Saved entries
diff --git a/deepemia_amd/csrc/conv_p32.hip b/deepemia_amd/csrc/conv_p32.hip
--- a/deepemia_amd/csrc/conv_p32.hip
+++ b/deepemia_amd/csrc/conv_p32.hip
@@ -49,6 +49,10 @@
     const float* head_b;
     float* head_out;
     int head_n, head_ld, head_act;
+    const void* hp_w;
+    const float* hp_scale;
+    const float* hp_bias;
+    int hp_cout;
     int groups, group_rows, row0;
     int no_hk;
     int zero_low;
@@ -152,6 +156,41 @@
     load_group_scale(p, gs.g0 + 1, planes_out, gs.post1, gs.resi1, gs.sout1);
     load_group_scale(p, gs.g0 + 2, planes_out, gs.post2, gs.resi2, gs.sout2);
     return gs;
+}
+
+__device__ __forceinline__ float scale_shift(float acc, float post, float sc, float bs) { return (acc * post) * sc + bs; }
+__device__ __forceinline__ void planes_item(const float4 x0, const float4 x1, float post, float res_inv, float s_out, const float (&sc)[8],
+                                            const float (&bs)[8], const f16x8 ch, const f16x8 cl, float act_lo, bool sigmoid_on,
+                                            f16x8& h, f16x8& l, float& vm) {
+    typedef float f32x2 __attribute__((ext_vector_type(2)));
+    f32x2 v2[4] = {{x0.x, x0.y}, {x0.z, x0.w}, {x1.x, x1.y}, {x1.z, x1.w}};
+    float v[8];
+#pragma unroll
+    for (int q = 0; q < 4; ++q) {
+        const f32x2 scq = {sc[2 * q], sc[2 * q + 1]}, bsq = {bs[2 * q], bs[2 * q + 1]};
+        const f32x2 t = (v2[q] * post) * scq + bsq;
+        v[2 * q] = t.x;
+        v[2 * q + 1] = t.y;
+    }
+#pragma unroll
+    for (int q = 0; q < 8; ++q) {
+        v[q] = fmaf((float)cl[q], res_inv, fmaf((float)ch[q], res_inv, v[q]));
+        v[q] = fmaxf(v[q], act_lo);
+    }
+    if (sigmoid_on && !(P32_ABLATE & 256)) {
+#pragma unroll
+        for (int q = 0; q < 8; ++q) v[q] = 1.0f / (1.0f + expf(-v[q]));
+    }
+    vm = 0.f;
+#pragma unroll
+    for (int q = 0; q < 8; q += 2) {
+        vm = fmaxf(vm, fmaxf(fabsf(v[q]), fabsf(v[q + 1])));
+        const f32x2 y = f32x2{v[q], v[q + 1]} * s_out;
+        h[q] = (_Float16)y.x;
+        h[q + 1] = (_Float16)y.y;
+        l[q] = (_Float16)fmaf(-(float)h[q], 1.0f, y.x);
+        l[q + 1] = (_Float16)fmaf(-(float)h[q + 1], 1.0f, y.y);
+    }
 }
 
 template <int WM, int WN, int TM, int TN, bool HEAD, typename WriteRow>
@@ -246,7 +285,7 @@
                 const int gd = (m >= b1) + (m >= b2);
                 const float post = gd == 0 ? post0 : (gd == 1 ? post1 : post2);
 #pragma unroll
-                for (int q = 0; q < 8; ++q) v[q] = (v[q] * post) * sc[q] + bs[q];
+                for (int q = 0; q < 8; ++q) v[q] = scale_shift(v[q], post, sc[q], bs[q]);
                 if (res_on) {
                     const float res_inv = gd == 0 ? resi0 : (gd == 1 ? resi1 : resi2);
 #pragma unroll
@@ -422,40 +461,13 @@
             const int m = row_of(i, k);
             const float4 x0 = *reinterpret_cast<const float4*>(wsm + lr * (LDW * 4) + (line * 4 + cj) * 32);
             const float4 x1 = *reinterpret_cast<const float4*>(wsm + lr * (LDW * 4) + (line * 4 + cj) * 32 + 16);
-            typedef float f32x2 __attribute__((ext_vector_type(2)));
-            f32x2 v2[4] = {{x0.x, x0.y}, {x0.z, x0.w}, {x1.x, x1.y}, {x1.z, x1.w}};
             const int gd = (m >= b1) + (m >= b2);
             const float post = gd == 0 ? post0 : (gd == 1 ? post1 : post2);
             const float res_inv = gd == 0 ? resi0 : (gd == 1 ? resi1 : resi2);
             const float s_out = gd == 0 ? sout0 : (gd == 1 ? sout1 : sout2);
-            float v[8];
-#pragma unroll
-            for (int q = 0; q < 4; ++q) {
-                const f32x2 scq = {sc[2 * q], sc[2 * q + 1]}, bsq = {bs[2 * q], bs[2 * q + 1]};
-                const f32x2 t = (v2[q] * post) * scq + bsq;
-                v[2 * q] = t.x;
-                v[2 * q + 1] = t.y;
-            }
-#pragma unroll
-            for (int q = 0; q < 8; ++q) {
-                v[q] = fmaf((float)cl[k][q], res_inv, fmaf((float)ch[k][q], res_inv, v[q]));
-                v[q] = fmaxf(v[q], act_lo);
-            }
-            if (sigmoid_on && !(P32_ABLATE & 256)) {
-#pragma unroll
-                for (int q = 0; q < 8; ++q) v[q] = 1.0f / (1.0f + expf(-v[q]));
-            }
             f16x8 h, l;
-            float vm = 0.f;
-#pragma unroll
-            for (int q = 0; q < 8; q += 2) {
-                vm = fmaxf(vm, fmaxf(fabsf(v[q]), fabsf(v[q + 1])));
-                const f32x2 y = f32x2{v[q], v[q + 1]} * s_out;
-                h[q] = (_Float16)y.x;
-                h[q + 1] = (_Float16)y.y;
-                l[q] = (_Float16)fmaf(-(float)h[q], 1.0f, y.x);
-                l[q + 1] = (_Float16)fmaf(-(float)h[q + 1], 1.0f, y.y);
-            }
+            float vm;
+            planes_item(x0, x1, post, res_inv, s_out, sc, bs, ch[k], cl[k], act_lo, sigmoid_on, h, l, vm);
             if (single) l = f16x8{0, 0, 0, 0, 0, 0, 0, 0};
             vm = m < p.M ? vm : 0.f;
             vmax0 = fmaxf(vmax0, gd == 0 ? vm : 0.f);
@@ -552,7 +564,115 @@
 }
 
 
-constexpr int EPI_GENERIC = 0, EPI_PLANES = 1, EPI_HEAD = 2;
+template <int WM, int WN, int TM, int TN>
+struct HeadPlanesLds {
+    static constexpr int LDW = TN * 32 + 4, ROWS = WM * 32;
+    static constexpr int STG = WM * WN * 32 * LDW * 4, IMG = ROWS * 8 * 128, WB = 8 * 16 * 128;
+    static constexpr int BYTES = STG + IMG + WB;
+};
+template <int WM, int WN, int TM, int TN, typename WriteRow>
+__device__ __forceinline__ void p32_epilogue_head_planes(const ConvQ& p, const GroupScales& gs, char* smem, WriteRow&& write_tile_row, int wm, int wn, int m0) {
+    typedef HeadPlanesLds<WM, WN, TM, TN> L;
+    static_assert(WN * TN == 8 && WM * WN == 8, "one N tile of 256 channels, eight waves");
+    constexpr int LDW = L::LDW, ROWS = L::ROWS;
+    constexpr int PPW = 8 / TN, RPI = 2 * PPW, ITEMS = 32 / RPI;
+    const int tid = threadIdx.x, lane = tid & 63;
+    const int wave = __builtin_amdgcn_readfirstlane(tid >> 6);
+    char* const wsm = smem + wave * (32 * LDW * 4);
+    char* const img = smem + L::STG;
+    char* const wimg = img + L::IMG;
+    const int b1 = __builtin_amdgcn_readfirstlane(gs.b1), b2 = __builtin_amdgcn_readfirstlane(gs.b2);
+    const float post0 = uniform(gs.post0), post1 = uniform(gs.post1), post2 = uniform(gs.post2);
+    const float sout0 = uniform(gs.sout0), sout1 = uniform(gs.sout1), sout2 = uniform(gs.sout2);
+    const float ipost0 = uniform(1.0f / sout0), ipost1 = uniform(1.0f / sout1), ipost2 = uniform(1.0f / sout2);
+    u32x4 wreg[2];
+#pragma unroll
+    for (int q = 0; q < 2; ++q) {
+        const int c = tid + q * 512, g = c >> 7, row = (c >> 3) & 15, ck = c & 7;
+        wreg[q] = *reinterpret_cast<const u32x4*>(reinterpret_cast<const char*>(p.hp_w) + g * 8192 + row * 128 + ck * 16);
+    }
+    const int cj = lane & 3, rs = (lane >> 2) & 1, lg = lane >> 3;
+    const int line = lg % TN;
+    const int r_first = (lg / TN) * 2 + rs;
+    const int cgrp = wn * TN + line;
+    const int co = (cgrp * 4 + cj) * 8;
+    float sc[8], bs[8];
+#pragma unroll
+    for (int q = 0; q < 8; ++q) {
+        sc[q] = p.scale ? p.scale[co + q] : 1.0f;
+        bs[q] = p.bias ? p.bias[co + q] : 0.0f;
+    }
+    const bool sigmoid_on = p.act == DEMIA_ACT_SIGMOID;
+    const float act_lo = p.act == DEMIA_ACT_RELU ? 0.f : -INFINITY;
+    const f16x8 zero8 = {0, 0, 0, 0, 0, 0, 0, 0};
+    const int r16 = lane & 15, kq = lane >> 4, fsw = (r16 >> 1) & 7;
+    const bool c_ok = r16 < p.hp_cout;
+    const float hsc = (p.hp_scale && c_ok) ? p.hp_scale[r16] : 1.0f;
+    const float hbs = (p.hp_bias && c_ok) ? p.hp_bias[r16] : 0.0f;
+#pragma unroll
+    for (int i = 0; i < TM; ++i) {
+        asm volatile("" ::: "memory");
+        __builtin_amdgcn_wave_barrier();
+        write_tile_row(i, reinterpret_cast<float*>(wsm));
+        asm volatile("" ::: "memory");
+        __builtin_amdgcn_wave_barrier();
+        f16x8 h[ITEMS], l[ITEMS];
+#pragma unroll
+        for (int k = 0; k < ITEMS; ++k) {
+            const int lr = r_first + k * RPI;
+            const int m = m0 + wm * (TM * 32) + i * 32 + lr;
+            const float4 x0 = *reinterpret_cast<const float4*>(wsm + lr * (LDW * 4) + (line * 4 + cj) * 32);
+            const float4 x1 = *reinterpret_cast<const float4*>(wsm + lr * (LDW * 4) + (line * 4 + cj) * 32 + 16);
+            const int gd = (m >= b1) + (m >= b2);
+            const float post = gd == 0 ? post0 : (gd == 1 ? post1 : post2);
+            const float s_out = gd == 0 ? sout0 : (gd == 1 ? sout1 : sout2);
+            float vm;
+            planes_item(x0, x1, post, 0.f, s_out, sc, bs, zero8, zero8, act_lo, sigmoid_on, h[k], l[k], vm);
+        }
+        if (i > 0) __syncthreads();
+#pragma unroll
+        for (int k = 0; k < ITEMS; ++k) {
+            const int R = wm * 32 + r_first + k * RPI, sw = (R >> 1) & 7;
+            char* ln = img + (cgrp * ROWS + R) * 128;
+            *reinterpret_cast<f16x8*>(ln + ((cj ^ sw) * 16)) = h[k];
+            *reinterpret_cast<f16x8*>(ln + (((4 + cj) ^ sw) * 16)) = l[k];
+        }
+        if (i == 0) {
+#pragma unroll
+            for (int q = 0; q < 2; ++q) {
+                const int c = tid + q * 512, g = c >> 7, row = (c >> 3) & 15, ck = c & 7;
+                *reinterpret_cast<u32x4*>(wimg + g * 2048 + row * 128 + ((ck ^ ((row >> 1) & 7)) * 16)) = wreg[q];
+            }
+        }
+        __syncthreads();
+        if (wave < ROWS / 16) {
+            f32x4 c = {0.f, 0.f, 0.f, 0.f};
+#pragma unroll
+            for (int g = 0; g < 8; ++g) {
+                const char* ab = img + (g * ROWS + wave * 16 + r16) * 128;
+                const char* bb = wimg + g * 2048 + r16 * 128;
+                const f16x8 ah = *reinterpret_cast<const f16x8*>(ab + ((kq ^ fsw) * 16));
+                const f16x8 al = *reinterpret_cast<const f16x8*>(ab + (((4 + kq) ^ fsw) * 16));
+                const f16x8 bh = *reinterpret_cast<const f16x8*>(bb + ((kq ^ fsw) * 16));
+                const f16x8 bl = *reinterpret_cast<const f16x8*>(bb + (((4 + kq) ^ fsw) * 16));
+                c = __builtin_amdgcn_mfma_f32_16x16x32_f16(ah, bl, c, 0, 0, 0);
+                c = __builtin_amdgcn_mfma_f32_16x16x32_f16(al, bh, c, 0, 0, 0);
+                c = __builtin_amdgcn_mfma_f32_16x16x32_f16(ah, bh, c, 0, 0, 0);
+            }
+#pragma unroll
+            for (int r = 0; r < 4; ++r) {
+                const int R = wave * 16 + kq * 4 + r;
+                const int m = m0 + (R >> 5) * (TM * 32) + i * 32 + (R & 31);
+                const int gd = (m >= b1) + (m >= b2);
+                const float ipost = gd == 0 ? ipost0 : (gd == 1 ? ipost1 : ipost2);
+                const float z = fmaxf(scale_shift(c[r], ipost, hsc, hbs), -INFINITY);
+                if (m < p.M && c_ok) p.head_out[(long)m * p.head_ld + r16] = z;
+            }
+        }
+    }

...

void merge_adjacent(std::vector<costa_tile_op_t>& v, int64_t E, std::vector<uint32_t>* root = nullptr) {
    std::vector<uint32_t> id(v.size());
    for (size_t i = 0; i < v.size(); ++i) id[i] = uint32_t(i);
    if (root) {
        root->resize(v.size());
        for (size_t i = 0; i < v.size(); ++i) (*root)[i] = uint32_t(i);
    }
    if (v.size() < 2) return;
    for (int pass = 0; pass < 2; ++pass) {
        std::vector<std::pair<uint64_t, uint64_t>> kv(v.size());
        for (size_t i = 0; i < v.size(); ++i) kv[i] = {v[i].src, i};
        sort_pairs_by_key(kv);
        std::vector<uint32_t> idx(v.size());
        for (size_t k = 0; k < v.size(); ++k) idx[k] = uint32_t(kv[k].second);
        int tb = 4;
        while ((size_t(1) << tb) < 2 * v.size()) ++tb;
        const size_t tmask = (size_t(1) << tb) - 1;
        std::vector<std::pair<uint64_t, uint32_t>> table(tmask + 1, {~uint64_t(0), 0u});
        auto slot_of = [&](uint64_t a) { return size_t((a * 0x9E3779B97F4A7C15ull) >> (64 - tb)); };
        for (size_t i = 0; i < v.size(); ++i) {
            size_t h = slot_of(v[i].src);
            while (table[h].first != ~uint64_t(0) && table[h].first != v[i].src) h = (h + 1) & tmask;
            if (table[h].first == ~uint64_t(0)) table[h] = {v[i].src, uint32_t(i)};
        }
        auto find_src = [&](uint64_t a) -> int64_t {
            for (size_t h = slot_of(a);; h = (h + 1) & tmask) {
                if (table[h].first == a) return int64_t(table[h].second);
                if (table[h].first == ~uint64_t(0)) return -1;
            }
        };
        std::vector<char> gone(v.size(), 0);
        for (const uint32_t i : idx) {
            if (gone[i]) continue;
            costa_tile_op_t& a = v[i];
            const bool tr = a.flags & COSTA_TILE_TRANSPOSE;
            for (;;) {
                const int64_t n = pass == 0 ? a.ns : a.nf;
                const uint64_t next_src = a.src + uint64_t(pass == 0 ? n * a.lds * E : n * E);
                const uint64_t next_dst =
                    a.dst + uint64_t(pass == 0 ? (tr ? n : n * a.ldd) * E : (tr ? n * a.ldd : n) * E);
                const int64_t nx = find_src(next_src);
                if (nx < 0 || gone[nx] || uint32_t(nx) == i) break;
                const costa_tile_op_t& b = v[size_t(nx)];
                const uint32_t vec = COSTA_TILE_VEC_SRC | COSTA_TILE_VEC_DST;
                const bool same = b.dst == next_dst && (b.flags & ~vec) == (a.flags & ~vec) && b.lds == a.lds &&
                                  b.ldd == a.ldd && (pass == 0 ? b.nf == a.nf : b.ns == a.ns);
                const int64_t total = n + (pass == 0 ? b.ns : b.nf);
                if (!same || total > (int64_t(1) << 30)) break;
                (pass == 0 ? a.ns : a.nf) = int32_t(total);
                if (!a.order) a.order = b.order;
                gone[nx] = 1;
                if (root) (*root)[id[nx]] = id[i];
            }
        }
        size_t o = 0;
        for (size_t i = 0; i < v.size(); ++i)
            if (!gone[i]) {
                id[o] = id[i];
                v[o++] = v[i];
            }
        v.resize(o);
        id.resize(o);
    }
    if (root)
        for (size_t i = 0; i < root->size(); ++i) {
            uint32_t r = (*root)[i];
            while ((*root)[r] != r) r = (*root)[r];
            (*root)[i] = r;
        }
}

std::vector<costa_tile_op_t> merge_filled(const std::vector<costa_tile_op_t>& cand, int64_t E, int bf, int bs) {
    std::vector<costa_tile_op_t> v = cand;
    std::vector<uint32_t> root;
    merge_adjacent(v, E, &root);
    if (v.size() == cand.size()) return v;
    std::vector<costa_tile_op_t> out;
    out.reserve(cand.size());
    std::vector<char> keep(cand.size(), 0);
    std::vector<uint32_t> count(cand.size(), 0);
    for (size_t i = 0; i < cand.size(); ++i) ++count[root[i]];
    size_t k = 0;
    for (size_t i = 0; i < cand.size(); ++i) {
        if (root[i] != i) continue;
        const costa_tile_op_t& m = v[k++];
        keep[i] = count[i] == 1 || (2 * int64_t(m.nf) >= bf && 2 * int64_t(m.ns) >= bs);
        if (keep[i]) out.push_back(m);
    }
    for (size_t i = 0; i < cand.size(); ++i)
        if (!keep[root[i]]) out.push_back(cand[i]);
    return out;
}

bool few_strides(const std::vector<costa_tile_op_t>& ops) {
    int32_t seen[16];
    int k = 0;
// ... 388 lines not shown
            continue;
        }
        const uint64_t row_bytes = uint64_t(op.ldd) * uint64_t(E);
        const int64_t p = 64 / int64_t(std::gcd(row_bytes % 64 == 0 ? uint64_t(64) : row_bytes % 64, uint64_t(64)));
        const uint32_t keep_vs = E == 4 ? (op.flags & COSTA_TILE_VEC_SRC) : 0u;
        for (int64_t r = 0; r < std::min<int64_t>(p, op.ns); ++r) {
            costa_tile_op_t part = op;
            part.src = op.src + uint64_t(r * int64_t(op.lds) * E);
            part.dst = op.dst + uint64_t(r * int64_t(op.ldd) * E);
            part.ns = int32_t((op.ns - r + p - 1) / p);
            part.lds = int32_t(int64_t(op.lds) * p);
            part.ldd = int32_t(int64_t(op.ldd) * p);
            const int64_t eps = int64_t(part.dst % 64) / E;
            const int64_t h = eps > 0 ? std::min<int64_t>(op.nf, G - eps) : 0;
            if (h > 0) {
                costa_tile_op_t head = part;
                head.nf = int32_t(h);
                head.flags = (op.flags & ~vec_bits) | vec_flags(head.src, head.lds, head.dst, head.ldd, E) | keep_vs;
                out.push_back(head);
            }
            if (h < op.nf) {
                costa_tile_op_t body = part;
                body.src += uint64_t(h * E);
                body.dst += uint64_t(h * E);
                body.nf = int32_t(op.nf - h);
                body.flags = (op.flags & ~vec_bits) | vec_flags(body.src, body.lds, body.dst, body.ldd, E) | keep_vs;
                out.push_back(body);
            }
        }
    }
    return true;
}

Problem requirements |
Reprint exactly the lines above that start at the one with "const int64_t p" and end at the one with "const int64_t eps", keeping both and adding none.

Written answer |
        const int64_t p = 64 / int64_t(std::gcd(row_bytes % 64 == 0 ? uint64_t(64) : row_bytes % 64, uint64_t(64)));
        const uint32_t keep_vs = E == 4 ? (op.flags & COSTA_TILE_VEC_SRC) : 0u;
        for (int64_t r = 0; r < std::min<int64_t>(p, op.ns); ++r) {
            costa_tile_op_t part = op;
            part.src = op.src + uint64_t(r * int64_t(op.lds) * E);
            part.dst = op.dst + uint64_t(r * int64_t(op.ldd) * E);
            part.ns = int32_t((op.ns - r + p - 1) / p);
            part.lds = int32_t(int64_t(op.lds) * p);
            part.ldd = int32_t(int64_t(op.ldd) * p);
            const int64_t eps = int64_t(part.dst % 64) / E;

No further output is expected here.